* TASK GOAL
Find all lines below containing the string "ptrs" and return them.

Records from a data source:
=====

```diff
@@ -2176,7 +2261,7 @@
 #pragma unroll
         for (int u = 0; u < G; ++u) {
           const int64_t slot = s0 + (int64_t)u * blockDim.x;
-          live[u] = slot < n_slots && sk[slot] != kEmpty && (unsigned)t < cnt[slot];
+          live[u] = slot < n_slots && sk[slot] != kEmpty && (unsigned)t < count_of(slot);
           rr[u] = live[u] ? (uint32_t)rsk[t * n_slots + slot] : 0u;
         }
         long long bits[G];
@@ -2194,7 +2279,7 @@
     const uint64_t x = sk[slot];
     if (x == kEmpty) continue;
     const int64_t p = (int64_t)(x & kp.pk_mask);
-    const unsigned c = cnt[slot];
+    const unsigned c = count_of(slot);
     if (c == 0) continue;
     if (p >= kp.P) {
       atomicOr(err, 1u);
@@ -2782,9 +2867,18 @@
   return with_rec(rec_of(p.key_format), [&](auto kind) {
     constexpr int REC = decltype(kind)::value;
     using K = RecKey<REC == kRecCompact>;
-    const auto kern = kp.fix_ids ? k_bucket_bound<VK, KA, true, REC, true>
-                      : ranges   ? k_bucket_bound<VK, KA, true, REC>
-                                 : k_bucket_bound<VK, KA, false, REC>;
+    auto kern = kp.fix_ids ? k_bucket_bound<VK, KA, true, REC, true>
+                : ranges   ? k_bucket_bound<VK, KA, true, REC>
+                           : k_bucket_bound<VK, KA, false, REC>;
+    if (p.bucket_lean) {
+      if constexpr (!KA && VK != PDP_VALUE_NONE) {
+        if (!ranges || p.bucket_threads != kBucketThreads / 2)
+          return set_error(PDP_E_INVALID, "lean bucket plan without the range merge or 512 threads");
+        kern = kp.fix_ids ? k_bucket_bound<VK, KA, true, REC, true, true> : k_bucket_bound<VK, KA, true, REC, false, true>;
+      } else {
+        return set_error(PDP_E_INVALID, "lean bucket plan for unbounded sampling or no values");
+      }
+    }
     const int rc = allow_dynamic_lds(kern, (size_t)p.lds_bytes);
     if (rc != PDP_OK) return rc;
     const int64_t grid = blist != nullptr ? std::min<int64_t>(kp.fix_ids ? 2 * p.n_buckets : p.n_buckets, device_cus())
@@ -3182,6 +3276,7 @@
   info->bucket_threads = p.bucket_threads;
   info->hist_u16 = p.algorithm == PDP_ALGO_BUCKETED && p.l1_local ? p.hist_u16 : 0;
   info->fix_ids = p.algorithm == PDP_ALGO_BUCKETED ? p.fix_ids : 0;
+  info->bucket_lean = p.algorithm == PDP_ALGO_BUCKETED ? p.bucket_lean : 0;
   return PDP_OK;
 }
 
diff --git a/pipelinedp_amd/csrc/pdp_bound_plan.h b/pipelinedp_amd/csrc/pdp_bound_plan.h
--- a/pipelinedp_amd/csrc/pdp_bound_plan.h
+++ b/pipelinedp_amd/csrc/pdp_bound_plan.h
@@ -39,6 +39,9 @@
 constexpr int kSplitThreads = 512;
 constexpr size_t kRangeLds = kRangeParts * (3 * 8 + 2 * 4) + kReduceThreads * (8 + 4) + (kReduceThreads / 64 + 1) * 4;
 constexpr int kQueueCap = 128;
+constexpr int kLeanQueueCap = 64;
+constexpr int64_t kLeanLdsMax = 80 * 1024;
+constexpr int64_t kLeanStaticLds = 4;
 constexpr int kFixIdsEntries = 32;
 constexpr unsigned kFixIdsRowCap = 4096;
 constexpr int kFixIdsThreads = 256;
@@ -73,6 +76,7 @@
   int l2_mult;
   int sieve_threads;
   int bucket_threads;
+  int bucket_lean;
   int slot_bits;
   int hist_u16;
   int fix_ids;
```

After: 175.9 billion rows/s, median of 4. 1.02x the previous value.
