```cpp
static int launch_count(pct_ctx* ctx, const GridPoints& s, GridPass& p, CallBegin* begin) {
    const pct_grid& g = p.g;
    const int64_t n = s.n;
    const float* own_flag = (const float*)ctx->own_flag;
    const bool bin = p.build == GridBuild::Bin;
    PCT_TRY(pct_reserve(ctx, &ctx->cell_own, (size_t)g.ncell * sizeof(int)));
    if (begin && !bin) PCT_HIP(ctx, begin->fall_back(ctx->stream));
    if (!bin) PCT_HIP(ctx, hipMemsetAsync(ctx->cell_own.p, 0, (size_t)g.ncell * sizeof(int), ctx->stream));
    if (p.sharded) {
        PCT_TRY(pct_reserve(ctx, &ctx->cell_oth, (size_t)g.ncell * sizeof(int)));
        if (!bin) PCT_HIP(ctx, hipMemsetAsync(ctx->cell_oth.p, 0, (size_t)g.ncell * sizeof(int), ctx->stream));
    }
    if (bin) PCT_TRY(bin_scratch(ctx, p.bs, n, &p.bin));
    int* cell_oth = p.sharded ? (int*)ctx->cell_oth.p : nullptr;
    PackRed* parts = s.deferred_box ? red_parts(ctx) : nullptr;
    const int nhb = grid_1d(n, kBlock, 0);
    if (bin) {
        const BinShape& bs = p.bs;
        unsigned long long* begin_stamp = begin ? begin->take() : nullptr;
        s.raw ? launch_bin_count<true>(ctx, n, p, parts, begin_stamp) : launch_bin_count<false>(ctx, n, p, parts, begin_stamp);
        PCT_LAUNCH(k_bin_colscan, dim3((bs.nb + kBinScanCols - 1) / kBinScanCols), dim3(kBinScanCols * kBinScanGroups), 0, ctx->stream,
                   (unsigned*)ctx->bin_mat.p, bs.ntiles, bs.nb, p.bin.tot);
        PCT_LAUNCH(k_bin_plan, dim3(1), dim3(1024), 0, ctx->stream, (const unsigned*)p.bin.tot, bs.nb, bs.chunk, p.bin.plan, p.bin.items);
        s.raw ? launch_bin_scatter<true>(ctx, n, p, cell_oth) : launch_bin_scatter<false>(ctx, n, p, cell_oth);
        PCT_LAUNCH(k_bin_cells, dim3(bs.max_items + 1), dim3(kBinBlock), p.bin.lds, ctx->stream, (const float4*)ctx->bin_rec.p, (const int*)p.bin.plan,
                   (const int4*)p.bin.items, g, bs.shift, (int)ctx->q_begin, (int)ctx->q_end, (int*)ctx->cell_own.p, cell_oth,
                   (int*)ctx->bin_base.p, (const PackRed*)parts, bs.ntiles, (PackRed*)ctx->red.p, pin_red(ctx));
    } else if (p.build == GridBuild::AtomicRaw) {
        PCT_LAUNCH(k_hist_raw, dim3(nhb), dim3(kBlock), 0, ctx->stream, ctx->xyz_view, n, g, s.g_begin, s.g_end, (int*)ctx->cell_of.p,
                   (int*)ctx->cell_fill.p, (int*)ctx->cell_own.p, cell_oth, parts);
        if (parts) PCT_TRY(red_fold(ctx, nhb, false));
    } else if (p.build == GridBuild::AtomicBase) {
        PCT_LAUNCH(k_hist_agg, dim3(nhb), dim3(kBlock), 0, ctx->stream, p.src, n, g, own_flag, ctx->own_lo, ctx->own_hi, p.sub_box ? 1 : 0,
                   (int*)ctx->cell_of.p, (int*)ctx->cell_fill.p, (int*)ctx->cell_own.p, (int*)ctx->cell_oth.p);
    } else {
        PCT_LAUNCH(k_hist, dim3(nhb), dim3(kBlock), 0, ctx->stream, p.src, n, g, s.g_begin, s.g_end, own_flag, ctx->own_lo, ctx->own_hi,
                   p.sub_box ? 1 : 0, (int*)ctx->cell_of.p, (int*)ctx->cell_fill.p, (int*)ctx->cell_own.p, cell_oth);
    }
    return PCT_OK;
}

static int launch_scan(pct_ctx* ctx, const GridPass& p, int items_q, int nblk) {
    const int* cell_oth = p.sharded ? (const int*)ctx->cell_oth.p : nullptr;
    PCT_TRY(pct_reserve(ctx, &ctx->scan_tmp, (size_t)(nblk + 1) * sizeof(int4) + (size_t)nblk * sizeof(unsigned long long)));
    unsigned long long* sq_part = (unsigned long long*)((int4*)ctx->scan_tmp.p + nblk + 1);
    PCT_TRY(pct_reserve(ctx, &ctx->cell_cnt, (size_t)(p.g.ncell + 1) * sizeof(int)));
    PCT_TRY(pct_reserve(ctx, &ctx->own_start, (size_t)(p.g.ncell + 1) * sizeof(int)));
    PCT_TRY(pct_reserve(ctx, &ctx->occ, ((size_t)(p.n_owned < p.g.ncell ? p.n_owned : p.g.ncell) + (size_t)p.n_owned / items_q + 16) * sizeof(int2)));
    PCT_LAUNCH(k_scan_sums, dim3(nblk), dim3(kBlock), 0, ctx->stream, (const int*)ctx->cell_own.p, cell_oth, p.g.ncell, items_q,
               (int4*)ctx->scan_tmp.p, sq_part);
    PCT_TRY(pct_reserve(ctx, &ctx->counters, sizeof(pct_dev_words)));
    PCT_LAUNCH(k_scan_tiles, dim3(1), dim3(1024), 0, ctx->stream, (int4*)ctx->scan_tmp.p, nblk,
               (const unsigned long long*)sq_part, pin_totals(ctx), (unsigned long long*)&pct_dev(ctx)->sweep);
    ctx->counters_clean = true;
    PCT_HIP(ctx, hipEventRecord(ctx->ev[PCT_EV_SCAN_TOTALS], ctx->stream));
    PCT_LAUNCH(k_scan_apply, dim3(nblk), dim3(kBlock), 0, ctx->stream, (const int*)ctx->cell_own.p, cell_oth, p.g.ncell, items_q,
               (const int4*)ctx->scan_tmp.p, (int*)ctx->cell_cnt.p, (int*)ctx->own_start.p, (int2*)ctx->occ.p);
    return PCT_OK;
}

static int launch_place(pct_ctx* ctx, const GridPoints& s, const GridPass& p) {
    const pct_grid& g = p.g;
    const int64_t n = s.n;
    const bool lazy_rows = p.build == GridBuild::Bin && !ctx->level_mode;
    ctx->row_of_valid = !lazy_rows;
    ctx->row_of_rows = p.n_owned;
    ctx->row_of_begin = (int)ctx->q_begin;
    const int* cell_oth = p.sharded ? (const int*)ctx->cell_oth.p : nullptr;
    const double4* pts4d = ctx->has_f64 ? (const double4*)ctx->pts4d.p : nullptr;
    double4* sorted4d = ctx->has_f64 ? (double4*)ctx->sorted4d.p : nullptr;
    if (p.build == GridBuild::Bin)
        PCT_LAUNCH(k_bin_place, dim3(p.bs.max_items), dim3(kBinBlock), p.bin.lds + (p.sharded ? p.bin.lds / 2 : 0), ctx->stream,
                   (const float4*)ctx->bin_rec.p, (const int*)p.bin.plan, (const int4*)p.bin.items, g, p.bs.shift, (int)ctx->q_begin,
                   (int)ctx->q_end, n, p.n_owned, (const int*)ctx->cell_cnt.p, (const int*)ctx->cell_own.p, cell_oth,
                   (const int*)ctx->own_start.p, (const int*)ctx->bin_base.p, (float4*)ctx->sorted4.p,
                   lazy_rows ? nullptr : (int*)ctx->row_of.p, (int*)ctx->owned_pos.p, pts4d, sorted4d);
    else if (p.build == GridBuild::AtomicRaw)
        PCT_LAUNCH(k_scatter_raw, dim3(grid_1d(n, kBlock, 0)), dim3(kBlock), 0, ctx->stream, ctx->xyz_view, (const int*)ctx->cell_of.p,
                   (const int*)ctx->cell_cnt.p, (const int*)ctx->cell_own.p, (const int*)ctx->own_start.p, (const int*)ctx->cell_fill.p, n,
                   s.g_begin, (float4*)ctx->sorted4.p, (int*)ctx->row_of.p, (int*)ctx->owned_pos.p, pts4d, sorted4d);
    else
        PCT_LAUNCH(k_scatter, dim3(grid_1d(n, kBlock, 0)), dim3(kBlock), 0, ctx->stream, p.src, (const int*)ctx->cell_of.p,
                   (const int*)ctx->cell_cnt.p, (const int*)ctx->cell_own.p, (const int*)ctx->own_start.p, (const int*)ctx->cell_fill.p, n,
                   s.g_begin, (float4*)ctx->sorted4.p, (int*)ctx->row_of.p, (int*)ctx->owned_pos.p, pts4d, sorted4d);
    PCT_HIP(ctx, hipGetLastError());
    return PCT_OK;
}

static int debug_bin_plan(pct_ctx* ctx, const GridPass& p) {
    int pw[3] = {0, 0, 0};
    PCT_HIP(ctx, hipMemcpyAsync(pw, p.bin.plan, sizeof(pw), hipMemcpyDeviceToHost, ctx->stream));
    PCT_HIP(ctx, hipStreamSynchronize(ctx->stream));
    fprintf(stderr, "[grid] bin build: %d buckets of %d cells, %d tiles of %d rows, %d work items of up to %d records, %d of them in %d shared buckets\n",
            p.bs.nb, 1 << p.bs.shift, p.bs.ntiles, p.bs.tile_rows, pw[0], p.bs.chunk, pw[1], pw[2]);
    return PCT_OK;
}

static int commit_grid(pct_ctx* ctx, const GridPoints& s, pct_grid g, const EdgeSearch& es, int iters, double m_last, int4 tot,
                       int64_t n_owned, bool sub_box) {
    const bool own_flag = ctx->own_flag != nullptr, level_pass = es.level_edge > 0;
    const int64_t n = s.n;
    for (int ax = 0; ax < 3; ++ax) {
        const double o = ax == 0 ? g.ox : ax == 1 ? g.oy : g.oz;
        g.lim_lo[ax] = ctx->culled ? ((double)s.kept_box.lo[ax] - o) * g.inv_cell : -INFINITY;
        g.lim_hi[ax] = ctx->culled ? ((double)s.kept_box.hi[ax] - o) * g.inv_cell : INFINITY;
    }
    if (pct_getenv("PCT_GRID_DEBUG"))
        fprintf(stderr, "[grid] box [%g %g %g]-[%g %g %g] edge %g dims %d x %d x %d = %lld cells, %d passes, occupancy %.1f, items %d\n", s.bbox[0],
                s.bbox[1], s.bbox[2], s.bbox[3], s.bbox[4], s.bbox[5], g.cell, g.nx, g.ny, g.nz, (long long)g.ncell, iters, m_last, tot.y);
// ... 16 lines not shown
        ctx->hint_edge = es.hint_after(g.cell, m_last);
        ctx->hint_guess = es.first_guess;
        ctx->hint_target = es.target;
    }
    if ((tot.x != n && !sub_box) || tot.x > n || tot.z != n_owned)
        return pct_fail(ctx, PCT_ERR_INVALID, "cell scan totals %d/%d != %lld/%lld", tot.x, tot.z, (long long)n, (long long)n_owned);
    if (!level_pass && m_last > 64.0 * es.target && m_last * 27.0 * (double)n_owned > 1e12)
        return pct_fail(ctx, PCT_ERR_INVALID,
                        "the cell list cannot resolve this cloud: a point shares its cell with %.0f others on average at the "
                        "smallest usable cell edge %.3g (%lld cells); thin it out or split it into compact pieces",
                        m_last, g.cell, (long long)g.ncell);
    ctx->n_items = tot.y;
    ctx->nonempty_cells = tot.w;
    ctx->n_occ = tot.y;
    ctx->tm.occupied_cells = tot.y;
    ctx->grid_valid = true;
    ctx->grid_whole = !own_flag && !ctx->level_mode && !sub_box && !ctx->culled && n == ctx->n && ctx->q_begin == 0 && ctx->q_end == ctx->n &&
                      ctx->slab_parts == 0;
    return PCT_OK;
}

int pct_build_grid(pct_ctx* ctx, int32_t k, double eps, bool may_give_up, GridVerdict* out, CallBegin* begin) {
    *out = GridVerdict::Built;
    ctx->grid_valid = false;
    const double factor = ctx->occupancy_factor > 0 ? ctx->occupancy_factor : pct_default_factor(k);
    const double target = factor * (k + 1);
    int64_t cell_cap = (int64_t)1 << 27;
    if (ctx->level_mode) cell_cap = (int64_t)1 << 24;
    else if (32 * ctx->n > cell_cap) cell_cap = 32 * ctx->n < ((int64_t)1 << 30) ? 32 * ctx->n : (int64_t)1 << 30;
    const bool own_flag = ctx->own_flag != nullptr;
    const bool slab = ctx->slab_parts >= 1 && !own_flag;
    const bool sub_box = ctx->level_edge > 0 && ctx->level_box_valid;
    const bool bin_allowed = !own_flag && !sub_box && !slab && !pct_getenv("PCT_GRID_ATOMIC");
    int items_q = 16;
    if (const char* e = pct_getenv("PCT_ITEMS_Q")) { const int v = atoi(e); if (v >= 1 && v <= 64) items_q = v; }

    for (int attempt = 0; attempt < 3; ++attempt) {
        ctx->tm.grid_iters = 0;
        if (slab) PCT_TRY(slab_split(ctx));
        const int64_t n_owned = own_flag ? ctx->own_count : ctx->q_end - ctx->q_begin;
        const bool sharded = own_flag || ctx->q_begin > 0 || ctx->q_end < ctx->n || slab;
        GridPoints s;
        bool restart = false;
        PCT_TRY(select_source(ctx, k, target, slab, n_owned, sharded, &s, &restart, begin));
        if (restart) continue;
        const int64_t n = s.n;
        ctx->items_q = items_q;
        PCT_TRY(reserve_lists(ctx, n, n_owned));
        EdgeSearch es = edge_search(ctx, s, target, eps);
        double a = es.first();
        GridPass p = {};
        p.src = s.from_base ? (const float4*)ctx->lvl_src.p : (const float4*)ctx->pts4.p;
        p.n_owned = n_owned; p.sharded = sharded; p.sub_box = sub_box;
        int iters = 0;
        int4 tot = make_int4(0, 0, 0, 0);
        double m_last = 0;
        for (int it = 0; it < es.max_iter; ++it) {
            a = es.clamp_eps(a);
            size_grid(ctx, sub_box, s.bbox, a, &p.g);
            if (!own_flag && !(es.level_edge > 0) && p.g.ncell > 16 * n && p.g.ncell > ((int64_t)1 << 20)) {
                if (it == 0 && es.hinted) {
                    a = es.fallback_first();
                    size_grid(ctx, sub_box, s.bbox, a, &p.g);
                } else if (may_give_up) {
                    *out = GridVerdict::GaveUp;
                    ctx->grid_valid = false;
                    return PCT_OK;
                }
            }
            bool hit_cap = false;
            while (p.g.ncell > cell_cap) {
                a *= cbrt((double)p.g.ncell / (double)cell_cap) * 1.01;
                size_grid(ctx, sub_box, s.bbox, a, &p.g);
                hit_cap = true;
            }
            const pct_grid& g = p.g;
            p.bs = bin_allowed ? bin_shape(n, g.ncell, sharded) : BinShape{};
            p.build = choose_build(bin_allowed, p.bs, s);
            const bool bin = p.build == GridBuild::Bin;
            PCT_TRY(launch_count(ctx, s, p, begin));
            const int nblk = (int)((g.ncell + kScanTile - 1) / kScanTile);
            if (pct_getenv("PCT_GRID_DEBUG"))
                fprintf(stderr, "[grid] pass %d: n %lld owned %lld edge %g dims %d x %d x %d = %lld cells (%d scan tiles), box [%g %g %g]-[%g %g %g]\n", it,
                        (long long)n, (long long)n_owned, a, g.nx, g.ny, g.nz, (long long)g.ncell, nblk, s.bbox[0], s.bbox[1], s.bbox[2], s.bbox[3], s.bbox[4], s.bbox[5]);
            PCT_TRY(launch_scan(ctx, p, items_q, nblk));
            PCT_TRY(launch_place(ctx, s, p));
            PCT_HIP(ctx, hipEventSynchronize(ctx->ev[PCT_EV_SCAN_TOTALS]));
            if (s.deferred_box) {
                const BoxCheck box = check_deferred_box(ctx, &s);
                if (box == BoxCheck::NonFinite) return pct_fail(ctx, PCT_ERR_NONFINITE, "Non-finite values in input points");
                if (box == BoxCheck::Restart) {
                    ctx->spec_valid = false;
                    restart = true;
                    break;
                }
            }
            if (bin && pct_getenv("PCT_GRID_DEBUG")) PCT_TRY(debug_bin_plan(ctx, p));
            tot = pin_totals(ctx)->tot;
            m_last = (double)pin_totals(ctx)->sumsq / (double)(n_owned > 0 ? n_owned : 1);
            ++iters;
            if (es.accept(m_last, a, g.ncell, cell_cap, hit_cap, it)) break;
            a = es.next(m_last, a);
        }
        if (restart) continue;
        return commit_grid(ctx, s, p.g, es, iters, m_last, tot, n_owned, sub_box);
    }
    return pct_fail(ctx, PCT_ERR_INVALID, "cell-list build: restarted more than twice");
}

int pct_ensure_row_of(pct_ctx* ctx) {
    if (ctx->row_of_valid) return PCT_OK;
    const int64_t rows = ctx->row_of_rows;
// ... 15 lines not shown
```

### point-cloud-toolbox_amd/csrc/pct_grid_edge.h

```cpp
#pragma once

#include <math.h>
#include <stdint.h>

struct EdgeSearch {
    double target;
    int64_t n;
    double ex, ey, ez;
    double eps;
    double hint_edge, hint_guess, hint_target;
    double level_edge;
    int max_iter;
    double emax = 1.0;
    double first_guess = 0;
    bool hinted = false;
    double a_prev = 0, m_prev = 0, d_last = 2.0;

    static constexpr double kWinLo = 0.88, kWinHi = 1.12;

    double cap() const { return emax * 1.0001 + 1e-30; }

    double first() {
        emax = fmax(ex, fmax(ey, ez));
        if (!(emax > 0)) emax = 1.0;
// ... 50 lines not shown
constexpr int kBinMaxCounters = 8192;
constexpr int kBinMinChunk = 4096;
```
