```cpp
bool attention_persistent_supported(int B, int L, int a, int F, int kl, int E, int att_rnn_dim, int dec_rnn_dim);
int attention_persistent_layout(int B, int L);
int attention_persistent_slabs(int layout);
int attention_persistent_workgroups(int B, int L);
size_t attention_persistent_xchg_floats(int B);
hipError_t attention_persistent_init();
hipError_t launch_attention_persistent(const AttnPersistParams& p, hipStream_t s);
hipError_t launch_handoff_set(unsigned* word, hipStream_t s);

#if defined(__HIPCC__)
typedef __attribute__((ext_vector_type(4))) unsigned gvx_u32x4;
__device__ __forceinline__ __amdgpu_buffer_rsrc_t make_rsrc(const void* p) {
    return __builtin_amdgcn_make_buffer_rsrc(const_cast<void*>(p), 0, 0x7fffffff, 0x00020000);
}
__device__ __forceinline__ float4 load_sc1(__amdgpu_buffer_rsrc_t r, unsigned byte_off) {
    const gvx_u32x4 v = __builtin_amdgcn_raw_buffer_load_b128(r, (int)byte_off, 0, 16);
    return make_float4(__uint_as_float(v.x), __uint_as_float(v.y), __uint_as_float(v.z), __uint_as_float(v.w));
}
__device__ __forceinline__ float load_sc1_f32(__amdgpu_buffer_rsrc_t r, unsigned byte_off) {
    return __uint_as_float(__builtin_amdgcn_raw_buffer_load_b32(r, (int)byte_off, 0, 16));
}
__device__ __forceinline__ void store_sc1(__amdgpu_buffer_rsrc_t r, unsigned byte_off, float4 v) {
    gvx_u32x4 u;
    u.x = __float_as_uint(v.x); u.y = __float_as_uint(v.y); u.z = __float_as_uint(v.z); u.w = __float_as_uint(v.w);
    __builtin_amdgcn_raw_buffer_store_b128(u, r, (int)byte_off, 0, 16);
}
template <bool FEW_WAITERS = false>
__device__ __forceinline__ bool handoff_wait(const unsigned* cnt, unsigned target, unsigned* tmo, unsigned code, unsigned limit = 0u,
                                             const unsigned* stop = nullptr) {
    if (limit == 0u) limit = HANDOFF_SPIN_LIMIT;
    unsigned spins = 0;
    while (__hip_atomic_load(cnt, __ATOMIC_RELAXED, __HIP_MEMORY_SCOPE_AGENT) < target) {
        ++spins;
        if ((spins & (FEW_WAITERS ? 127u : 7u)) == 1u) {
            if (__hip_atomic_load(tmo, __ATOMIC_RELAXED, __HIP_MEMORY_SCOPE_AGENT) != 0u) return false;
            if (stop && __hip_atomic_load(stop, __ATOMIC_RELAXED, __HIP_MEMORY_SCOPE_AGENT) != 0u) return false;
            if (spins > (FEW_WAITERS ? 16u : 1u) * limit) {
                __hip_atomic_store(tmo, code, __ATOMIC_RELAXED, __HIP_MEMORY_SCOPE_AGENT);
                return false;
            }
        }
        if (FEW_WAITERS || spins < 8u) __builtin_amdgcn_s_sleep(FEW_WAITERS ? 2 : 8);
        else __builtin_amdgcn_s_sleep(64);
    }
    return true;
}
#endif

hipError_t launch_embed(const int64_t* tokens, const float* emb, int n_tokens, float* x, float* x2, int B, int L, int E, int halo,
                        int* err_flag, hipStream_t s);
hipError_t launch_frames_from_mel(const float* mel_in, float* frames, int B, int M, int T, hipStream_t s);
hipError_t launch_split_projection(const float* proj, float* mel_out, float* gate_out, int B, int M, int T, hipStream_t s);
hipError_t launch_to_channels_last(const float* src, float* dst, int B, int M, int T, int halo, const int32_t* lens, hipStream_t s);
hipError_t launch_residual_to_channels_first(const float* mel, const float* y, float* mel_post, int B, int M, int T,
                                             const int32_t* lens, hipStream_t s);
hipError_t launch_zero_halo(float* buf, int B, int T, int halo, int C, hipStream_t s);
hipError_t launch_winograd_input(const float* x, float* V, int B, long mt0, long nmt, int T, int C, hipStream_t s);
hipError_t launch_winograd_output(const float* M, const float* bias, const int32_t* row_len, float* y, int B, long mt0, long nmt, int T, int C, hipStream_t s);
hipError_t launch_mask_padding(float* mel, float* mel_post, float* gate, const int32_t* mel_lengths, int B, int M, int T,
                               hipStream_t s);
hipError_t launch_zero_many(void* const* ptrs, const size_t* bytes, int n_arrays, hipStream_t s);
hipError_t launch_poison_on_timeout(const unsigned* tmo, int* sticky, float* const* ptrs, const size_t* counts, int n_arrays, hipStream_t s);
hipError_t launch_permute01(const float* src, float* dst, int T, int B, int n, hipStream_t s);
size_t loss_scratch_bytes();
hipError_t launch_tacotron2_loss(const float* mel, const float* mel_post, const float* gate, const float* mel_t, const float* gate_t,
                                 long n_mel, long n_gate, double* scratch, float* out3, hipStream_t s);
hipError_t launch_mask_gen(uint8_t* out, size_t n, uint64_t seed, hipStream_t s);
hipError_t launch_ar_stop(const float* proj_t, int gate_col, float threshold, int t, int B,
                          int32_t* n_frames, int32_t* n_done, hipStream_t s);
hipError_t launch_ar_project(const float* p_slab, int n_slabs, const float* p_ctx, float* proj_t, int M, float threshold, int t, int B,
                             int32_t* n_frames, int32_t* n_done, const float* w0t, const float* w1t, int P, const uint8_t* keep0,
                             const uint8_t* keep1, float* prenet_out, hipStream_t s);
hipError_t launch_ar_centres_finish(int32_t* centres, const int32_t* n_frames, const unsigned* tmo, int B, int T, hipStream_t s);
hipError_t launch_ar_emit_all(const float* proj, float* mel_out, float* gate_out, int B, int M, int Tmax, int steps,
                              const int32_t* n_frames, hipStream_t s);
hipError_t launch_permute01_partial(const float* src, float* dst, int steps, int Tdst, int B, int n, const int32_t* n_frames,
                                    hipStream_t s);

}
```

=====

* WRITTEN SOLUTION
hipError_t launch_zero_many(void* const* ptrs, const size_t* bytes, int n_arrays, hipStream_t s);
hipError_t launch_poison_on_timeout(const unsigned* tmo, int* sticky, float* const* ptrs, const size_t* counts, int n_arrays, hipStream_t s);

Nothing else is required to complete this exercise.